Your goal: When a line in the data below includes "Lwdw", pick it out and copy it.

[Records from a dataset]
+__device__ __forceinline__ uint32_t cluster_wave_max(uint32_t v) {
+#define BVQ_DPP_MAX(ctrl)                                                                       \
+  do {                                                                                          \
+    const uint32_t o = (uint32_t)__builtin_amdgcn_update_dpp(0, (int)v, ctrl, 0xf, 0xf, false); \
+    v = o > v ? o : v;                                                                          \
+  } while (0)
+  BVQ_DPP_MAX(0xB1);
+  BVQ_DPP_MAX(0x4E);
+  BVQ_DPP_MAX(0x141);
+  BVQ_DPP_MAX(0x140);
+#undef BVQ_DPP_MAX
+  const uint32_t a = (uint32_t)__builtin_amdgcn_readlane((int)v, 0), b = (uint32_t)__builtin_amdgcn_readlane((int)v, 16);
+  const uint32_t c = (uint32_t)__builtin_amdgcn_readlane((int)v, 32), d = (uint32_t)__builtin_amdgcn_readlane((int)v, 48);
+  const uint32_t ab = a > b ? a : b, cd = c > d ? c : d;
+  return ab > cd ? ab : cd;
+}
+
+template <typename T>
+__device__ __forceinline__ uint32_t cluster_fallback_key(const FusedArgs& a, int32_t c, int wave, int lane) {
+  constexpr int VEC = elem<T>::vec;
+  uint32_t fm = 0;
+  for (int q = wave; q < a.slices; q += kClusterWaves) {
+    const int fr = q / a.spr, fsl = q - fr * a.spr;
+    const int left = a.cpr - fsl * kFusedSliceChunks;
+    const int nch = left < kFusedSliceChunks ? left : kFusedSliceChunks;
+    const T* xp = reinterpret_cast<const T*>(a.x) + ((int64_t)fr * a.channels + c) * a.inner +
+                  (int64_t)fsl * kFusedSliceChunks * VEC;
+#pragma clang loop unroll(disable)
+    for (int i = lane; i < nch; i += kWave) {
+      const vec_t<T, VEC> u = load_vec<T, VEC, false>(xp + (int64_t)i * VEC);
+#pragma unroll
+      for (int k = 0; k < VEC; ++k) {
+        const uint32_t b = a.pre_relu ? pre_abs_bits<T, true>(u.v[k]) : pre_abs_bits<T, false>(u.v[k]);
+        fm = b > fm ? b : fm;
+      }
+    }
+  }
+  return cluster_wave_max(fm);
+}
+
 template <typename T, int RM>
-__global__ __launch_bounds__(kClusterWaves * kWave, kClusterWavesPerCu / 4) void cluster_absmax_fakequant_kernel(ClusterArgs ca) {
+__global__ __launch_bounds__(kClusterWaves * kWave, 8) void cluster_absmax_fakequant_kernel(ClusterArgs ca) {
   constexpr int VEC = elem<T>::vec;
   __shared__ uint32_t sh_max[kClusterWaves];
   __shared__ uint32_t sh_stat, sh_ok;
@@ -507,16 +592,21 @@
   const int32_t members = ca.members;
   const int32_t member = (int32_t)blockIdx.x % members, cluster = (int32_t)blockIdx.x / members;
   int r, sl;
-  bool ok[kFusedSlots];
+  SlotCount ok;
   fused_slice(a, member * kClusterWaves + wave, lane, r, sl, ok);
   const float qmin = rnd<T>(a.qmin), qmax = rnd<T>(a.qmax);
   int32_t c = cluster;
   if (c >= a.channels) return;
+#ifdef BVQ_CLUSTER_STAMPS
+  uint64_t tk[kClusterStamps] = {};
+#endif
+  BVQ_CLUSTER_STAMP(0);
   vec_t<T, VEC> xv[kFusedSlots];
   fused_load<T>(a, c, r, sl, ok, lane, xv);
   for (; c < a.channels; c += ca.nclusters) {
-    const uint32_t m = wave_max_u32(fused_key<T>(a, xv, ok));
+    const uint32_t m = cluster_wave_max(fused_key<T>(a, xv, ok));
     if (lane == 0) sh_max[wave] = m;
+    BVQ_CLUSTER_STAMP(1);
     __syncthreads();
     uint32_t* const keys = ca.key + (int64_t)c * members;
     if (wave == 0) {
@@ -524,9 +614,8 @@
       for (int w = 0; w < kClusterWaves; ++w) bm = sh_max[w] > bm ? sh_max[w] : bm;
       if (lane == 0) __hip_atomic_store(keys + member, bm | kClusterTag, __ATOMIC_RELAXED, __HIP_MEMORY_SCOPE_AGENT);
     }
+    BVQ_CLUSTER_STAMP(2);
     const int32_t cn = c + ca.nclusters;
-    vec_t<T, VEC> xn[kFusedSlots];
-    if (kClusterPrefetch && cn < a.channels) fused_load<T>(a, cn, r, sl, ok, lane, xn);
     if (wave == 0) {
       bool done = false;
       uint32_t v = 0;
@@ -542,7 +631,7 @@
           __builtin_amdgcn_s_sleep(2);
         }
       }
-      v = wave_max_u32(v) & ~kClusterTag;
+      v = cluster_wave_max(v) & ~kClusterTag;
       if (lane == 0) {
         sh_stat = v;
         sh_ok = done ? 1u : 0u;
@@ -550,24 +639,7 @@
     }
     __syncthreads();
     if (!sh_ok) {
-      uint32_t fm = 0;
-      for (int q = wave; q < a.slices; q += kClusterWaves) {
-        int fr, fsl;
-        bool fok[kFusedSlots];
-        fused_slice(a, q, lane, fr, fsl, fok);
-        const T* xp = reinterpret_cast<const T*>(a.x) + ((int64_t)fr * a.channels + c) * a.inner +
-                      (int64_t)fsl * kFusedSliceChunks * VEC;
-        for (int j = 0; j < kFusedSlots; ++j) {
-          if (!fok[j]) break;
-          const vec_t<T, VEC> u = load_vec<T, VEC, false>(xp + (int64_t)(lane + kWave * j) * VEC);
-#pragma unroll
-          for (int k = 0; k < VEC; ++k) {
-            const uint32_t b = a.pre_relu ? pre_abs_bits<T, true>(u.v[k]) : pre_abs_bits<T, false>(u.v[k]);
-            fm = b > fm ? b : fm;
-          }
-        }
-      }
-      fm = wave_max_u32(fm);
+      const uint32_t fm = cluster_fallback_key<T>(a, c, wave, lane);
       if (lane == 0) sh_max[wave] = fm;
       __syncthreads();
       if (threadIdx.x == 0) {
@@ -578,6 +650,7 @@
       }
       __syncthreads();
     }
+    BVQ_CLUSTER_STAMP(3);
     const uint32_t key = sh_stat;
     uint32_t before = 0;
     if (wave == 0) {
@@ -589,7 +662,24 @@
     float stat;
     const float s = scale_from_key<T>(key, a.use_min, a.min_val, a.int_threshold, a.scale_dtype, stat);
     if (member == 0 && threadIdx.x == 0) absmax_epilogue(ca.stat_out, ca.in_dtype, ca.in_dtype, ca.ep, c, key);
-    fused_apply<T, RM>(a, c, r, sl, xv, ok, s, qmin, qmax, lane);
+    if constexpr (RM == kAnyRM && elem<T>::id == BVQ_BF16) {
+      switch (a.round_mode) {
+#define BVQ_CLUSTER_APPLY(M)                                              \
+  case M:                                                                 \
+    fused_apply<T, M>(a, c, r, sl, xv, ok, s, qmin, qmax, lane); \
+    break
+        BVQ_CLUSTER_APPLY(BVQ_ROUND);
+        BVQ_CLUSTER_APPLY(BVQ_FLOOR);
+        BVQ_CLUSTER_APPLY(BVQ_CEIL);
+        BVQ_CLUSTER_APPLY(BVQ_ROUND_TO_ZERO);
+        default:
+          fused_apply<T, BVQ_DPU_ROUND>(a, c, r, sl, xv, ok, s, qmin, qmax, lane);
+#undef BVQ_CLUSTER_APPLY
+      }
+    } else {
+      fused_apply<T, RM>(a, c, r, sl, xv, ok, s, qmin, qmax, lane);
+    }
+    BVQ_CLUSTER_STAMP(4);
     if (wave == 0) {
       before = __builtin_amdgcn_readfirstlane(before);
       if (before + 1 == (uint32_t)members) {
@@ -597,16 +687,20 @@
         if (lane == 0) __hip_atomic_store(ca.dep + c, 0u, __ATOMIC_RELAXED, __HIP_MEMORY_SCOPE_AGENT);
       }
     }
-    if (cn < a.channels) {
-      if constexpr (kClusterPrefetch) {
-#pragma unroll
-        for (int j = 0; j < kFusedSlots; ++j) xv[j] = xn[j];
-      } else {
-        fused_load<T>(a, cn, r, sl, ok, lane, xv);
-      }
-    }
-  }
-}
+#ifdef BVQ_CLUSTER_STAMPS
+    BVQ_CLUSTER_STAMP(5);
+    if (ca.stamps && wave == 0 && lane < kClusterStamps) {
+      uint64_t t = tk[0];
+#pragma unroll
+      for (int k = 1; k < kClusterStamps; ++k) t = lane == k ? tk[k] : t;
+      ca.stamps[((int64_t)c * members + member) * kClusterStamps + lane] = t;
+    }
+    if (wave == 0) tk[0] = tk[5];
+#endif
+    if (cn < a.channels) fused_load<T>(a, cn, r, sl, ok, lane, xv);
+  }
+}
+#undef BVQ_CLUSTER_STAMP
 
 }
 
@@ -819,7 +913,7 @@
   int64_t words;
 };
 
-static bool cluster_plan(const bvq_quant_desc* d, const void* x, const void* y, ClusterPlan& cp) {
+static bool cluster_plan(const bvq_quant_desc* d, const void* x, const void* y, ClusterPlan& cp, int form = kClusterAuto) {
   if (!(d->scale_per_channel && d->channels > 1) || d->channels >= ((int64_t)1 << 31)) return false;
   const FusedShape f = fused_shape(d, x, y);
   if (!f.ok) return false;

---

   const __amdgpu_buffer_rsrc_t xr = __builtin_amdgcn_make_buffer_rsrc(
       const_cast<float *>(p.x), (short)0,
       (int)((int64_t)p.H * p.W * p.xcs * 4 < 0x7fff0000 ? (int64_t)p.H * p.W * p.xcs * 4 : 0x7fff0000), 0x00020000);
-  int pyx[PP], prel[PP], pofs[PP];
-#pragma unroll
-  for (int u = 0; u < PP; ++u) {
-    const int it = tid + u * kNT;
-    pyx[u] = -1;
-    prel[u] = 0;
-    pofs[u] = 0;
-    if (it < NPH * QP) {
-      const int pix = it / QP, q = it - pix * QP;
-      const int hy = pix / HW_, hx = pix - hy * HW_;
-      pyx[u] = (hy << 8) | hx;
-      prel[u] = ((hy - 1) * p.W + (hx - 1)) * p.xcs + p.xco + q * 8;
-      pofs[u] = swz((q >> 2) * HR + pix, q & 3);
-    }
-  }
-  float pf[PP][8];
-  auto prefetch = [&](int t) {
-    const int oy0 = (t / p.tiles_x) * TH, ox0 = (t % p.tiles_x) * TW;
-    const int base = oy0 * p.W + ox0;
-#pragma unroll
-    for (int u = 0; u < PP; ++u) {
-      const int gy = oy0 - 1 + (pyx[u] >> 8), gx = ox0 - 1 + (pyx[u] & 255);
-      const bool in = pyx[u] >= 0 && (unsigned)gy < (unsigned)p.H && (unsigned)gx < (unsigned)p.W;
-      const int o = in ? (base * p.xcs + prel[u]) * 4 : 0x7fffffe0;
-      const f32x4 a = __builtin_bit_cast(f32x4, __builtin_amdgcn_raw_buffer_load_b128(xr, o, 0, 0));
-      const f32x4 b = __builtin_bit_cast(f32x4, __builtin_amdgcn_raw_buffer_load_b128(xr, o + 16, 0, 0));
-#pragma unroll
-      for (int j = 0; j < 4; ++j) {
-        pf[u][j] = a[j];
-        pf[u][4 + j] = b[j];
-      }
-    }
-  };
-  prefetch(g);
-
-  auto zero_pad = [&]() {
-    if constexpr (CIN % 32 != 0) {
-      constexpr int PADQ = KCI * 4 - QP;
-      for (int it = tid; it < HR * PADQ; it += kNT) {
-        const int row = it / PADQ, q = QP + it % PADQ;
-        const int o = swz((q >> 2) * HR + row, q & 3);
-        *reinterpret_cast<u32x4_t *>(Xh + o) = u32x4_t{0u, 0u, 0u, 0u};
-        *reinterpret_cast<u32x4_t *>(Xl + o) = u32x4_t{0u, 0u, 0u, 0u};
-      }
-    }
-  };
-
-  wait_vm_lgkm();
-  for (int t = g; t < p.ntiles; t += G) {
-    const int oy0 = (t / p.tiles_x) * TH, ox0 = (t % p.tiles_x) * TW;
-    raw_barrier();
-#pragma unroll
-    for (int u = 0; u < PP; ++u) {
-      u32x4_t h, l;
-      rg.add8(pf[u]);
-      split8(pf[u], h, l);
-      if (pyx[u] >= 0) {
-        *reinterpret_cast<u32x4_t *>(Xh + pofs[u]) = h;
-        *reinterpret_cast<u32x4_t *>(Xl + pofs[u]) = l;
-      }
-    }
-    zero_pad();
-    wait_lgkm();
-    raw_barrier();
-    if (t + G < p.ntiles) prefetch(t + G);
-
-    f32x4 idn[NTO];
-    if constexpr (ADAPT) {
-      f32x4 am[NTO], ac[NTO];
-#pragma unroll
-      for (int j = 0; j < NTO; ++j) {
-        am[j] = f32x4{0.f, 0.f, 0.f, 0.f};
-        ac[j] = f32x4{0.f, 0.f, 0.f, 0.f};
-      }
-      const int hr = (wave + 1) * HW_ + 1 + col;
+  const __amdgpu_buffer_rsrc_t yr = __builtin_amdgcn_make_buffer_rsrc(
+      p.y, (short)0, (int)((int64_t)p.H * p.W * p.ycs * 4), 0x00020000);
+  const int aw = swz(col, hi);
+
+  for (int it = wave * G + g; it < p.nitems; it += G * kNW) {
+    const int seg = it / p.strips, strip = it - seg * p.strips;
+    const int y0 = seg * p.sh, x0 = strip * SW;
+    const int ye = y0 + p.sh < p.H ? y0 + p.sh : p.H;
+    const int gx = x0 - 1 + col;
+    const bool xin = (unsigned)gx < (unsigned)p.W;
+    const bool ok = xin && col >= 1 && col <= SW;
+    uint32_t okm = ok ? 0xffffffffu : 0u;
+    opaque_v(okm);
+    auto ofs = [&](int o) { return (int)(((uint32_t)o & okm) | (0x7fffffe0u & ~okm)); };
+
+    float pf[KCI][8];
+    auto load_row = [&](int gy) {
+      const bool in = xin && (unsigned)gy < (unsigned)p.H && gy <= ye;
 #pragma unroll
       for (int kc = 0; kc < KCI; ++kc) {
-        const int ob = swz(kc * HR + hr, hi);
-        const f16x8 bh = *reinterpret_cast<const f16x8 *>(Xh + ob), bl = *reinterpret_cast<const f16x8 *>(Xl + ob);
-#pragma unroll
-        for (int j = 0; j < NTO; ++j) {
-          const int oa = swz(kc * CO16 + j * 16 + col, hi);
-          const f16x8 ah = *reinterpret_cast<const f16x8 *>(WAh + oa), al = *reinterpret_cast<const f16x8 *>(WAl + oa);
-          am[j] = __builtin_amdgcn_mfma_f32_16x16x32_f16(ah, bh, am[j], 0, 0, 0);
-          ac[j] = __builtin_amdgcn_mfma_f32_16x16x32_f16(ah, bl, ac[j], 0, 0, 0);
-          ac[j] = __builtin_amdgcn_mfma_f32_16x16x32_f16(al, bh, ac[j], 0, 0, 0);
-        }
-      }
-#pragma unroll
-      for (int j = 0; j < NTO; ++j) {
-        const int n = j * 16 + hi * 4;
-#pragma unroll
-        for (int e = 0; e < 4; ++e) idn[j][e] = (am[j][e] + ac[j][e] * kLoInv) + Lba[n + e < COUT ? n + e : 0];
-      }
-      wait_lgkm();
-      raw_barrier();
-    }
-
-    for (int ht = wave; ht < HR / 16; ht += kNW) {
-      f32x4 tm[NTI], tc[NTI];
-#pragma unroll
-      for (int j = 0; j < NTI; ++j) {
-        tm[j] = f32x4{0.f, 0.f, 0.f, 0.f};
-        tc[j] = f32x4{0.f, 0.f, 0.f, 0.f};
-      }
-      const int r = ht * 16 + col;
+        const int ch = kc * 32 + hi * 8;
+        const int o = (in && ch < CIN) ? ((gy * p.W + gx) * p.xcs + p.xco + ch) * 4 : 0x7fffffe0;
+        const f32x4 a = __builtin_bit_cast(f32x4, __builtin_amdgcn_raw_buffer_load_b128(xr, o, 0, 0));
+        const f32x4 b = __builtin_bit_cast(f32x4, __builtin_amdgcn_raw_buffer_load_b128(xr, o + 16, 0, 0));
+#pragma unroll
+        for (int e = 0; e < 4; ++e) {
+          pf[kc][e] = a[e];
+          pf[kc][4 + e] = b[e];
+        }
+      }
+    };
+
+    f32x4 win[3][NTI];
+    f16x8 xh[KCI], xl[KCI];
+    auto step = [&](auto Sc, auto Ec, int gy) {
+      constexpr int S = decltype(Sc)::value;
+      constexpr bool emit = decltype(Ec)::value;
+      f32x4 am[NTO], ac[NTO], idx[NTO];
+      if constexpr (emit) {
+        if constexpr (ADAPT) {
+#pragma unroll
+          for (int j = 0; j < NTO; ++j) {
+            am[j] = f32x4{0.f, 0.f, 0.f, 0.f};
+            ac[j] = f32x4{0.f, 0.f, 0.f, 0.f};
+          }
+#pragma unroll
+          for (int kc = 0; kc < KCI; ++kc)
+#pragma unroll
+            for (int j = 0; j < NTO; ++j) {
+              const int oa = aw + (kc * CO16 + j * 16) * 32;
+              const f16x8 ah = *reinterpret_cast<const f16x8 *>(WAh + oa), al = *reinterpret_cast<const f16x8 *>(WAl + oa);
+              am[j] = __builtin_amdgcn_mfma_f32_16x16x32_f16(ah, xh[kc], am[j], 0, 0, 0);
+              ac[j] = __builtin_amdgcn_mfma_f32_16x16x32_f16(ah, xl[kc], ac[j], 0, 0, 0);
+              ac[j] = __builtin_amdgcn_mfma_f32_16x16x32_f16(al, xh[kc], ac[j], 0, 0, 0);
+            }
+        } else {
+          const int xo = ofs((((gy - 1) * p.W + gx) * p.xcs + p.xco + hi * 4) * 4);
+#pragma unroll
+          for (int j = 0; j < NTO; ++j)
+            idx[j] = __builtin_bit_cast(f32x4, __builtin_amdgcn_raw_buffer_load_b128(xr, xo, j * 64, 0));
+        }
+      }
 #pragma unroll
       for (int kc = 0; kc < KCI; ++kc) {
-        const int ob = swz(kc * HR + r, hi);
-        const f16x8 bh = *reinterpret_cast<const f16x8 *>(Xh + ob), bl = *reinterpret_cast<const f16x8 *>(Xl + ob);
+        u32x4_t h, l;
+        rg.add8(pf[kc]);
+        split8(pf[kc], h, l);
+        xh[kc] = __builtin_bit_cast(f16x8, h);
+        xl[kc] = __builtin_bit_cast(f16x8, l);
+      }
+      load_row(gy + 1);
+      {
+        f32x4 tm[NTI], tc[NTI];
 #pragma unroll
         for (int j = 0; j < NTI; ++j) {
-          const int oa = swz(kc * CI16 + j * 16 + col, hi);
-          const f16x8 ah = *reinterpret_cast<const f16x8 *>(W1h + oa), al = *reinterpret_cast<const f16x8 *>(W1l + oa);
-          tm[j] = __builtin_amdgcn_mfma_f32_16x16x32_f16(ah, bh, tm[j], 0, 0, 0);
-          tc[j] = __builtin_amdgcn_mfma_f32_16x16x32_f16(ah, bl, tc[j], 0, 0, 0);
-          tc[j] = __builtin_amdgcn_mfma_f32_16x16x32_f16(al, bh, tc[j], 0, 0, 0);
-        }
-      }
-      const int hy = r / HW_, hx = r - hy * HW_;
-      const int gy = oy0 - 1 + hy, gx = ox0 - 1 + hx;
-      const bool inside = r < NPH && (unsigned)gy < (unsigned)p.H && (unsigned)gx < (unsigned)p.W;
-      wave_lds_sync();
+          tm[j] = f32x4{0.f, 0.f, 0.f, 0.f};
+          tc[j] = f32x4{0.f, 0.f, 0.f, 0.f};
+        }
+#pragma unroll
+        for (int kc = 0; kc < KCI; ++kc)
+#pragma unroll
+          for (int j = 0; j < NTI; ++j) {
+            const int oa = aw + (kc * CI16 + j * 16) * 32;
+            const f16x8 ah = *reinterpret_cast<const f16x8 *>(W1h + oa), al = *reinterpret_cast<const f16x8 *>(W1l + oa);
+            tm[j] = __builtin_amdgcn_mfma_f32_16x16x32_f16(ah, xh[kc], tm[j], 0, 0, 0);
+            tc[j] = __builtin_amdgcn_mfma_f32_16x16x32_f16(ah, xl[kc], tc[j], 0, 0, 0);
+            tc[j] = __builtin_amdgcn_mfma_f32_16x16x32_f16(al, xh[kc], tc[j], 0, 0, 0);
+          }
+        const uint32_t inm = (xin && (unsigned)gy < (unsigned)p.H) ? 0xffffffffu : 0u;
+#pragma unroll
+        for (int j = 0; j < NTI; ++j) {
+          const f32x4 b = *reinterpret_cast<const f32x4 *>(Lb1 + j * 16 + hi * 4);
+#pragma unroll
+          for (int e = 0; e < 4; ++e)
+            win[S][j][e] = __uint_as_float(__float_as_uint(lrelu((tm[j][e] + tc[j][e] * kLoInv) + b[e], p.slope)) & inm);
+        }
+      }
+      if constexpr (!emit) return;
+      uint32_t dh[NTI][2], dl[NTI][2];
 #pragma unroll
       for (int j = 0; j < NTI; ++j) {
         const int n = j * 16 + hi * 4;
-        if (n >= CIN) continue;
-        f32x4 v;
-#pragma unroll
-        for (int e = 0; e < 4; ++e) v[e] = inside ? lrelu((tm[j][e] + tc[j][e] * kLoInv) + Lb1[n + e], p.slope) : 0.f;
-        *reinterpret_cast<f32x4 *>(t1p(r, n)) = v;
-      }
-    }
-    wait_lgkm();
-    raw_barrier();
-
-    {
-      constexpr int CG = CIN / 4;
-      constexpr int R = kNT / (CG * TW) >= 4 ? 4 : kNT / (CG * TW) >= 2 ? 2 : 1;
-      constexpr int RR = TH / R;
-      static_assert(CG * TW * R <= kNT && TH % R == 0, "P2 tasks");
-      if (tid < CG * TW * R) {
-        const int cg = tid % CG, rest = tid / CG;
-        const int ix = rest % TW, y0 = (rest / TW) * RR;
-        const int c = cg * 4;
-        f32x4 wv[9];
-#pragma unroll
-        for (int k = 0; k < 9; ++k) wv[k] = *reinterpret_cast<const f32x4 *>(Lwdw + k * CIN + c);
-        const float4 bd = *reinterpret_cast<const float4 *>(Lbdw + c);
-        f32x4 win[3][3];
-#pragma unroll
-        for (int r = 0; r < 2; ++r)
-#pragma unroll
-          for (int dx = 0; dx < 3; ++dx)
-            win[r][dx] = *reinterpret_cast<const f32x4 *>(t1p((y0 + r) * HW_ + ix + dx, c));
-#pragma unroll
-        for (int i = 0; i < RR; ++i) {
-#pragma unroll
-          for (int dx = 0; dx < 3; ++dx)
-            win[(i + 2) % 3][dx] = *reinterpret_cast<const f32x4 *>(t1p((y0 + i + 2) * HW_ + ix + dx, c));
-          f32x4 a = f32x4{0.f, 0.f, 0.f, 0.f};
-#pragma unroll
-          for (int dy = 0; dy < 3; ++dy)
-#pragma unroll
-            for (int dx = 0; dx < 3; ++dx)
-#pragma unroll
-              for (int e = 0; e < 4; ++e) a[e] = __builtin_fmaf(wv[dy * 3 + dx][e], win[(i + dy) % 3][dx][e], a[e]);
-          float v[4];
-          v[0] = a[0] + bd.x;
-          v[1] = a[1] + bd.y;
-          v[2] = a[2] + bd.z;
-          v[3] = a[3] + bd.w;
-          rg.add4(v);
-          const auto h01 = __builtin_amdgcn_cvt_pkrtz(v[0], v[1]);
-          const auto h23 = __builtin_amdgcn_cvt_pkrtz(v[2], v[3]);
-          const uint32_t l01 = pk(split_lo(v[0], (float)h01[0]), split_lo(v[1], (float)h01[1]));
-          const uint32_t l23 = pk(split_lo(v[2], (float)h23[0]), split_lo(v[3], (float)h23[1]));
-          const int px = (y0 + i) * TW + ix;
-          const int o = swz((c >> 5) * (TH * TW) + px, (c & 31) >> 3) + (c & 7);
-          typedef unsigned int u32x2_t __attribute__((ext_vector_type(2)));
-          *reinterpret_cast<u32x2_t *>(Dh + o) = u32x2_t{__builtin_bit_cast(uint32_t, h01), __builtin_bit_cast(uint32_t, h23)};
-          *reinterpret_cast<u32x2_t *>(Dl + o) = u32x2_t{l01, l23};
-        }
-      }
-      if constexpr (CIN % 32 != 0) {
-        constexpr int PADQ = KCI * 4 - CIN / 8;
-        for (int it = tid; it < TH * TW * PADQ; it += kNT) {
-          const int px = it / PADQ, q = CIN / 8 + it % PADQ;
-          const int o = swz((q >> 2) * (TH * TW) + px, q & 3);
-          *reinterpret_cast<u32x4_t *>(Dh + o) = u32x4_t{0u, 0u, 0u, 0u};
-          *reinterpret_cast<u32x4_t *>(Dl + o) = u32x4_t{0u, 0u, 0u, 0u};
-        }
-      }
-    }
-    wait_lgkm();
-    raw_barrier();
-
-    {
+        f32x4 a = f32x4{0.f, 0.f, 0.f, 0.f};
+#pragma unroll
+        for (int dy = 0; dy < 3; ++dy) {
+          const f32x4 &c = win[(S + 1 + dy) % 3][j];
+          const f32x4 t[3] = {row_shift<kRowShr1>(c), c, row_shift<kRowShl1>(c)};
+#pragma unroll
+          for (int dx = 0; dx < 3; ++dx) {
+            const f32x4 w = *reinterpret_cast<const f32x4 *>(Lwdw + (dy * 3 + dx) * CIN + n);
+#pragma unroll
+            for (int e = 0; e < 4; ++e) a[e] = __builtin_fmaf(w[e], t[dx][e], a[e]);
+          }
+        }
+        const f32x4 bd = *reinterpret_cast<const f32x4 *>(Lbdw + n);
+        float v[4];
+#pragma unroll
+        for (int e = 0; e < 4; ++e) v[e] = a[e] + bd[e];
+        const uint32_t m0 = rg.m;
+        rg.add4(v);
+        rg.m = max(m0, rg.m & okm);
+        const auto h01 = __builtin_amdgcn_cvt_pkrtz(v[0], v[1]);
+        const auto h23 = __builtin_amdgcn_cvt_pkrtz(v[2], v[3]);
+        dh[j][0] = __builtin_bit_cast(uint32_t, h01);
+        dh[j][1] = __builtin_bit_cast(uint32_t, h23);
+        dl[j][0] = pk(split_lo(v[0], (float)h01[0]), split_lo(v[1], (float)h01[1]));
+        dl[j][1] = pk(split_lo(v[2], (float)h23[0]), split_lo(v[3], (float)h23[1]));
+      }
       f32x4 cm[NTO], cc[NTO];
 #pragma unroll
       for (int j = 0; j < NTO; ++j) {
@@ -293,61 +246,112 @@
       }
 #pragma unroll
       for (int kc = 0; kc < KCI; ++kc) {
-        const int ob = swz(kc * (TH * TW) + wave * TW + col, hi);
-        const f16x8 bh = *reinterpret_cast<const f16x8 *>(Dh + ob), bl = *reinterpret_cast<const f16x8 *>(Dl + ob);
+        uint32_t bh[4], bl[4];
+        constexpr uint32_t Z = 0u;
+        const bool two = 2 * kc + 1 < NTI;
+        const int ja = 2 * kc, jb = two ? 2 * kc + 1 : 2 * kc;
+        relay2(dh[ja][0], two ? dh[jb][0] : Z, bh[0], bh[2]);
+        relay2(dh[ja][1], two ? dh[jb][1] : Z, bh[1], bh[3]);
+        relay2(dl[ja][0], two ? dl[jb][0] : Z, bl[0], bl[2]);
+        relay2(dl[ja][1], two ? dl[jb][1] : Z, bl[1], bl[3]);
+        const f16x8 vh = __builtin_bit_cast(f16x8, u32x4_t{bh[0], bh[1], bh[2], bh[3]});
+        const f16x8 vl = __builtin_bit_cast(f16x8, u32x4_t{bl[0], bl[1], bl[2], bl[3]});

Answer:
-        for (int k = 0; k < 9; ++k) wv[k] = *reinterpret_cast<const f32x4 *>(Lwdw + k * CIN + c);
+            const f32x4 w = *reinterpret_cast<const f32x4 *>(Lwdw + (dy * 3 + dx) * CIN + n);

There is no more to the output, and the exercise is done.